> _WHAT THE TASK REQUIRES_
Set down every line below, word for word.

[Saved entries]
☆ ☆ ☆ ☆ ☆
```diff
+        for (int i0 = threadIdx.x; i0 < KB.nslot; i0 += SOC_LB_BATCH * nthr) {
+            float v[SOC_LB_BATCH], vi[SOC_LB_BATCH], vx[SOC_LB_BATCH], v0[SOC_LB_BATCH], v1[SOC_LB_BATCH], v2[SOC_LB_BATCH];
+            int ncell[SOC_LB_BATCH];
+#pragma unroll
+            for (int u = 0; u < SOC_LB_BATCH; u++) {
+                const int i = i0 + u * nthr;
+                const bool in = (i <= last);
+                const int j = in ? i : 0;
+                vi[u] = (WINT && in) ? sI[j] : 0.0f;
+                v[u]  = (WINT == 3) ? (vi[u] * gtw) : (in ? sT[j] : 0.0f);
+                vx[u] = (ALI && in) ? sX[j] : 0.0f;
+                if (WINT == 2) { v0[u] = in ? sV[j] : 0.0f;  v1[u] = in ? sV[BV + j] : 0.0f;  v2[u] = in ? sV[2 * BV + j] : 0.0f; }
+            }
+            const int n0 = i0 + SOC_LB_BATCH * nthr;
+#pragma unroll
+            for (int u = 0; u < SOC_LB_BATCH; u++) ncell[u] = cells[min(n0 + u * nthr, last)];
+#pragma unroll
+            for (int u = 0; u < SOC_LB_BATCH; u++) {
+                if (v[u] != 0.0f || vi[u] != 0.0f || (ALI && vx[u] != 0.0f)) {
+                    soc_tally_g(gT, cell[u], v[u]);
+                    if (WINT) soc_tally_g(gI, cell[u], vi[u]);
+                    if (ALI && (vx[u] != 0.0f)) soc_tally_g(gX, cell[u], vx[u]);
+                    if (WINT == 2) { soc_tally_g(gV, cell[u], v0[u]);  soc_tally_g(gV + (long)gcells, cell[u], v1[u]);  soc_tally_g(gV + 2 * (long)gcells, cell[u], v2[u]); }
+                }
+            }
+#pragma unroll
+            for (int u = 0; u < SOC_LB_BATCH; u++) cell[u] = ncell[u];
         }
     }
     SOC_PROF_T(7);
```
☆ ☆ ☆ ☆ ☆
> _RESULT FOR THIS EXERCISE_
```diff
+        for (int i0 = threadIdx.x; i0 < KB.nslot; i0 += SOC_LB_BATCH * nthr) {
+            float v[SOC_LB_BATCH], vi[SOC_LB_BATCH], vx[SOC_LB_BATCH], v0[SOC_LB_BATCH], v1[SOC_LB_BATCH], v2[SOC_LB_BATCH];
+            int ncell[SOC_LB_BATCH];
+#pragma unroll
+            for (int u = 0; u < SOC_LB_BATCH; u++) {
+                const int i = i0 + u * nthr;
+                const bool in = (i <= last);
+                const int j = in ? i : 0;
+                vi[u] = (WINT && in) ? sI[j] : 0.0f;
+                v[u]  = (WINT == 3) ? (vi[u] * gtw) : (in ? sT[j] : 0.0f);
+                vx[u] = (ALI && in) ? sX[j] : 0.0f;
+                if (WINT == 2) { v0[u] = in ? sV[j] : 0.0f;  v1[u] = in ? sV[BV + j] : 0.0f;  v2[u] = in ? sV[2 * BV + j] : 0.0f; }
+            }
+            const int n0 = i0 + SOC_LB_BATCH * nthr;
+#pragma unroll
+            for (int u = 0; u < SOC_LB_BATCH; u++) ncell[u] = cells[min(n0 + u * nthr, last)];
+#pragma unroll
+            for (int u = 0; u < SOC_LB_BATCH; u++) {
+                if (v[u] != 0.0f || vi[u] != 0.0f || (ALI && vx[u] != 0.0f)) {
+                    soc_tally_g(gT, cell[u], v[u]);
+                    if (WINT) soc_tally_g(gI, cell[u], vi[u]);
+                    if (ALI && (vx[u] != 0.0f)) soc_tally_g(gX, cell[u], vx[u]);
+                    if (WINT == 2) { soc_tally_g(gV, cell[u], v0[u]);  soc_tally_g(gV + (long)gcells, cell[u], v1[u]);  soc_tally_g(gV + 2 * (long)gcells, cell[u], v2[u]); }
+                }
+            }
+#pragma unroll
+            for (int u = 0; u < SOC_LB_BATCH; u++) cell[u] = ncell[u];
         }
     }
     SOC_PROF_T(7);
```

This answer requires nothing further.